[Material shown Boundary: Start]

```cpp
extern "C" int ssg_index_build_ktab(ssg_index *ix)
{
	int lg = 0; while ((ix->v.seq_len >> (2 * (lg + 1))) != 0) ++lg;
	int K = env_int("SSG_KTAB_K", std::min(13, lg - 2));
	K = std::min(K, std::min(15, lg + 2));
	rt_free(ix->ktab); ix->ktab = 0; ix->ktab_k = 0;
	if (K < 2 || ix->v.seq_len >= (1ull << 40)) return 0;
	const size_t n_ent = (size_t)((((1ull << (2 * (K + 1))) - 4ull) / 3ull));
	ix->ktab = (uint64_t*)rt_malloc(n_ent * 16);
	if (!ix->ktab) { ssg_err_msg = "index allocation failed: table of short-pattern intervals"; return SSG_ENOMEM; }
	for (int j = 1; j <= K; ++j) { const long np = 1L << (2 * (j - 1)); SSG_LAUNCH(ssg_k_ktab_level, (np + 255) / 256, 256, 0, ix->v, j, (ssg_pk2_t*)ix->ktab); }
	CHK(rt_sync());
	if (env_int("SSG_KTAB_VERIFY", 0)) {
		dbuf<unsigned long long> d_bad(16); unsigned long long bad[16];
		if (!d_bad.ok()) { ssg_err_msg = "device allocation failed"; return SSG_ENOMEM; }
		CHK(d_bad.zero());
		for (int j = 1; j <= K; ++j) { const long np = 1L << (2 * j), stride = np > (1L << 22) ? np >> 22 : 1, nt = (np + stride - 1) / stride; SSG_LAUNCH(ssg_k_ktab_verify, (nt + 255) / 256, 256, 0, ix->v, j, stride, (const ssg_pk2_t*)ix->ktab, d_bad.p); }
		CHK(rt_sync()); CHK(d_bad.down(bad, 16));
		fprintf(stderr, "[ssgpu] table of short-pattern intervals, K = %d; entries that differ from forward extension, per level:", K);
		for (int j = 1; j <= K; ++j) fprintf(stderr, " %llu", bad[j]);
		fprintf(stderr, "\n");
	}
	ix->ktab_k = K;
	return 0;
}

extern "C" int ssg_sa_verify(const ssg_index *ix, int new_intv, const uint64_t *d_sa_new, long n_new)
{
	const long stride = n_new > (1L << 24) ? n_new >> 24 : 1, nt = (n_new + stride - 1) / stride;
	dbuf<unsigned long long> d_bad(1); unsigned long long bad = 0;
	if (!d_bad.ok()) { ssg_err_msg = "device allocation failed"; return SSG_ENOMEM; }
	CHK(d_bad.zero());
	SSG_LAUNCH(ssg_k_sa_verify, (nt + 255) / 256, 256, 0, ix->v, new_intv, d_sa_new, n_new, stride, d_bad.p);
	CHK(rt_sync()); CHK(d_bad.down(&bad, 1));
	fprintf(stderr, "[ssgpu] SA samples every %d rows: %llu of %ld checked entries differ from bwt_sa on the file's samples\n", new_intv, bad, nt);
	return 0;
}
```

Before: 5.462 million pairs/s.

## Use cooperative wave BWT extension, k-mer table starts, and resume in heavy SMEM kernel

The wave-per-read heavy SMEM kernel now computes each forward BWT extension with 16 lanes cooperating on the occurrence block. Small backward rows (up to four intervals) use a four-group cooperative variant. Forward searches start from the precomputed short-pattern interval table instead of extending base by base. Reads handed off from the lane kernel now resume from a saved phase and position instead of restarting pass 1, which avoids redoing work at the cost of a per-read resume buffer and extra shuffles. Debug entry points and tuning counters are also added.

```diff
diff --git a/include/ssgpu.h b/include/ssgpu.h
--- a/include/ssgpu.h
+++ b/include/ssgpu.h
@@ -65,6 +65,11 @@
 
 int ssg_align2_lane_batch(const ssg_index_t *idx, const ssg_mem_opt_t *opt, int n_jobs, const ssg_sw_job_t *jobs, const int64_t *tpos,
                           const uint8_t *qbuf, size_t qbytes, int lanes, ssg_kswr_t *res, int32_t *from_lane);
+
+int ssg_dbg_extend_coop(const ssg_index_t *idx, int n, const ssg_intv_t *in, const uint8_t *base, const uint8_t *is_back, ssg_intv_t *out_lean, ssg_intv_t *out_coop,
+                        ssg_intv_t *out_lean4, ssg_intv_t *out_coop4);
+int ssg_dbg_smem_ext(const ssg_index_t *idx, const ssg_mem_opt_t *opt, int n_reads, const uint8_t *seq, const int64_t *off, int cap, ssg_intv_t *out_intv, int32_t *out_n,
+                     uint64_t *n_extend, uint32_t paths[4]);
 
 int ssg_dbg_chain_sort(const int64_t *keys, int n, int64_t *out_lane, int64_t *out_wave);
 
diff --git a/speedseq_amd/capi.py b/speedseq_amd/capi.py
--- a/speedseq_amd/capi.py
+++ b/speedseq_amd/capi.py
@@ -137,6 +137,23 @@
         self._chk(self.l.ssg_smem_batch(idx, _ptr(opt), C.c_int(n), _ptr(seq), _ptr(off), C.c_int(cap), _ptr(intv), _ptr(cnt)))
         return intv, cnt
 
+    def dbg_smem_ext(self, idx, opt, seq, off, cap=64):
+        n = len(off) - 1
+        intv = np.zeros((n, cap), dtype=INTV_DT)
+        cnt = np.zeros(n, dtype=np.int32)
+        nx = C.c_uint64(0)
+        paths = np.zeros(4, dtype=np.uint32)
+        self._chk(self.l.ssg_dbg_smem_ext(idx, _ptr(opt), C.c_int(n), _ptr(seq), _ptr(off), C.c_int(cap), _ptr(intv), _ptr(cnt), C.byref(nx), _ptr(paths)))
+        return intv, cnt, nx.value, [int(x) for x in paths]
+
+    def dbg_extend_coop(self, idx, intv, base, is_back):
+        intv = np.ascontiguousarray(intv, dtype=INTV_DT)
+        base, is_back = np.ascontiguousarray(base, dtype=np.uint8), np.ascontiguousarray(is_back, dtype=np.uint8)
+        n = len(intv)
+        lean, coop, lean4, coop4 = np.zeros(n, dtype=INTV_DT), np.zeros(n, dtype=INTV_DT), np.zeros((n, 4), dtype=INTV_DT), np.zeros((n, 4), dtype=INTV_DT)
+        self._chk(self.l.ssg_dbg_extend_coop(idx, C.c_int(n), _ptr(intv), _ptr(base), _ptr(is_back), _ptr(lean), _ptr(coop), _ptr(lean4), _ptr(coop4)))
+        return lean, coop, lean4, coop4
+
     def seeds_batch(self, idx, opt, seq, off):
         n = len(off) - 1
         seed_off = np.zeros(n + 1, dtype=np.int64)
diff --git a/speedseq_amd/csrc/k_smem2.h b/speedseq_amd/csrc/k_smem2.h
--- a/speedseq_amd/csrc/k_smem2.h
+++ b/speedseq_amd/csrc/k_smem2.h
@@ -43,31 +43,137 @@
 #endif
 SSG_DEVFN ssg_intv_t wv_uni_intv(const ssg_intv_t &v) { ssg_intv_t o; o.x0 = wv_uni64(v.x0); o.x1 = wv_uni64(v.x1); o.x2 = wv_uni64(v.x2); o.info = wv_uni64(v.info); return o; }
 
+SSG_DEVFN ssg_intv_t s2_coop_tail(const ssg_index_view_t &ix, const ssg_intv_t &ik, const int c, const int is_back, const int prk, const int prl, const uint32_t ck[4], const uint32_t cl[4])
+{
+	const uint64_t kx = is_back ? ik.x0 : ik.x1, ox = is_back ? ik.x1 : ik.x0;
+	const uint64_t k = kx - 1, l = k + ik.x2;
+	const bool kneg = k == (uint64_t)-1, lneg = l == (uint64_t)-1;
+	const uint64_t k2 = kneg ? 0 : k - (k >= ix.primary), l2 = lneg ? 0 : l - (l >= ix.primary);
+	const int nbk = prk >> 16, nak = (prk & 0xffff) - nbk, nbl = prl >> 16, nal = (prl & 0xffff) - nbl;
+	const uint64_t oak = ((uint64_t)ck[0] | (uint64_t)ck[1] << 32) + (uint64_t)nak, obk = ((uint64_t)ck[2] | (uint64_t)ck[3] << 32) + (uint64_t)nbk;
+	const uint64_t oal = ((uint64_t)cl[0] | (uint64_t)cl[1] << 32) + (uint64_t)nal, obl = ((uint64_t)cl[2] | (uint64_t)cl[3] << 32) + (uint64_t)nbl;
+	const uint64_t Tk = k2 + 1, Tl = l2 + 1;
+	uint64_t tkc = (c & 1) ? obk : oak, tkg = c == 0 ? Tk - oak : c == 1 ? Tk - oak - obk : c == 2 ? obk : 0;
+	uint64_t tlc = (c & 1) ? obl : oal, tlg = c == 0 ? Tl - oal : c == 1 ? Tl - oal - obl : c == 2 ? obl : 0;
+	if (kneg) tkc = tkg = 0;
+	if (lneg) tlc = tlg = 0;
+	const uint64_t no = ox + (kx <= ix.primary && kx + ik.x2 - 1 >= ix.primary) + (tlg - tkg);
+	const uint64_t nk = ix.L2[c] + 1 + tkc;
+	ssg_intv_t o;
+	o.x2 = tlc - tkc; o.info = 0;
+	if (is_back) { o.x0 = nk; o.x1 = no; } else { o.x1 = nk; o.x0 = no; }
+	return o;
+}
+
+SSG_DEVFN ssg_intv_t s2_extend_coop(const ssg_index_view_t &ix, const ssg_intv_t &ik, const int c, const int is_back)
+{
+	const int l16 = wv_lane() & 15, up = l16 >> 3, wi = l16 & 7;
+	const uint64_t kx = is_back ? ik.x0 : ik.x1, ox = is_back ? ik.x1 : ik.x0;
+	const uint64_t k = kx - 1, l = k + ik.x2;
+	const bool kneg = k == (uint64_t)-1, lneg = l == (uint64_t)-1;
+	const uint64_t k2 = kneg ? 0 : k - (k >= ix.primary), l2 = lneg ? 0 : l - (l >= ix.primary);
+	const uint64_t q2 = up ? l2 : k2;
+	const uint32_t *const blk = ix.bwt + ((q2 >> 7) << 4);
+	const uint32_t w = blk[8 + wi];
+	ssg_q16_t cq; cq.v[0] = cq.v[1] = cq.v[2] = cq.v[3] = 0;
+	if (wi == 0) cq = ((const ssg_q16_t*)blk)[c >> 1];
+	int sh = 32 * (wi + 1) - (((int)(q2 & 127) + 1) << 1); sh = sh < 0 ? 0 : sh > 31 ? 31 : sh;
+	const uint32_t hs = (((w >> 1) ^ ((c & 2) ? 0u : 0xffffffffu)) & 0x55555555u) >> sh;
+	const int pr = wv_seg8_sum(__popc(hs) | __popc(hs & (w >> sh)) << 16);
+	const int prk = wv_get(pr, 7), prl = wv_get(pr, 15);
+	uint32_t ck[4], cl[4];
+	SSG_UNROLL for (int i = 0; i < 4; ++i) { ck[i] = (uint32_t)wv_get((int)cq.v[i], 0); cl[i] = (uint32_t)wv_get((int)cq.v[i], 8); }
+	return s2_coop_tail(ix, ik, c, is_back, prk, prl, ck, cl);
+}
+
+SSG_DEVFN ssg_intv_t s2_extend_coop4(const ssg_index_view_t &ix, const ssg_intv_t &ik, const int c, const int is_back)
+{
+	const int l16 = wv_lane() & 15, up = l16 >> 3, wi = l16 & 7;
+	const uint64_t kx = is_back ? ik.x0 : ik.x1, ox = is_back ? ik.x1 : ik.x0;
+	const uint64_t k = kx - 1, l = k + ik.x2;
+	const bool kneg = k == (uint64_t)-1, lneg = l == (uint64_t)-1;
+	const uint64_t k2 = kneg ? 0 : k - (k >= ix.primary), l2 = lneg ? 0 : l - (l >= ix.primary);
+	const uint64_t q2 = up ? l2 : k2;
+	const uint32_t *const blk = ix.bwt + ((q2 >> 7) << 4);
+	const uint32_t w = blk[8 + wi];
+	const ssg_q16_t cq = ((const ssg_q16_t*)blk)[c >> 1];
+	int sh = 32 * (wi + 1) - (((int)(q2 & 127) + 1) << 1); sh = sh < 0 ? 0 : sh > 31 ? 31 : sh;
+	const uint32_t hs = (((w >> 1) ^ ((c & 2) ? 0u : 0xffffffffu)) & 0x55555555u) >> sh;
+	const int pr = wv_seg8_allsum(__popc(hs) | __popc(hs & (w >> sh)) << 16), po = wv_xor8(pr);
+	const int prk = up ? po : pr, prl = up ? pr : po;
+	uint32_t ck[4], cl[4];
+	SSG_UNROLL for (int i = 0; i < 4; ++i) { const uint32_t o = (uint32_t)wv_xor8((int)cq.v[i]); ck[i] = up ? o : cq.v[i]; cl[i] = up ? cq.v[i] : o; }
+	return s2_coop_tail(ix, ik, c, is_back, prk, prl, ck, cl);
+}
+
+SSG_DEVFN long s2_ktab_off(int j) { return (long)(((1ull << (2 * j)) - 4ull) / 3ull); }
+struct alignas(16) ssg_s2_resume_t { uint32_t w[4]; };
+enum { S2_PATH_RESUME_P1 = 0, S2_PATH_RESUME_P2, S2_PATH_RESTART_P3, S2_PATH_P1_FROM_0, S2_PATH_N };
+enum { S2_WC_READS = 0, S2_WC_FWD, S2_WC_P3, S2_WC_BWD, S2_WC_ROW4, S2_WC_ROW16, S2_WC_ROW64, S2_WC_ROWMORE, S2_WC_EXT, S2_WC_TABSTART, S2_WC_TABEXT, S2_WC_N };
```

[Material shown Boundary: End]

What is required: Go through the entries above and copy out every line that includes the word "kernel".

Task output:
## Use cooperative wave BWT extension, k-mer table starts, and resume in heavy SMEM kernel
The wave-per-read heavy SMEM kernel now computes each forward BWT extension with 16 lanes cooperating on the occurrence block. Small backward rows (up to four intervals) use a four-group cooperative variant. Forward searches start from the precomputed short-pattern interval table instead of extending base by base. Reads handed off from the lane kernel now resume from a saved phase and position instead of restarting pass 1, which avoids redoing work at the cost of a per-read resume buffer and extra shuffles. Debug entry points and tuning counters are also added.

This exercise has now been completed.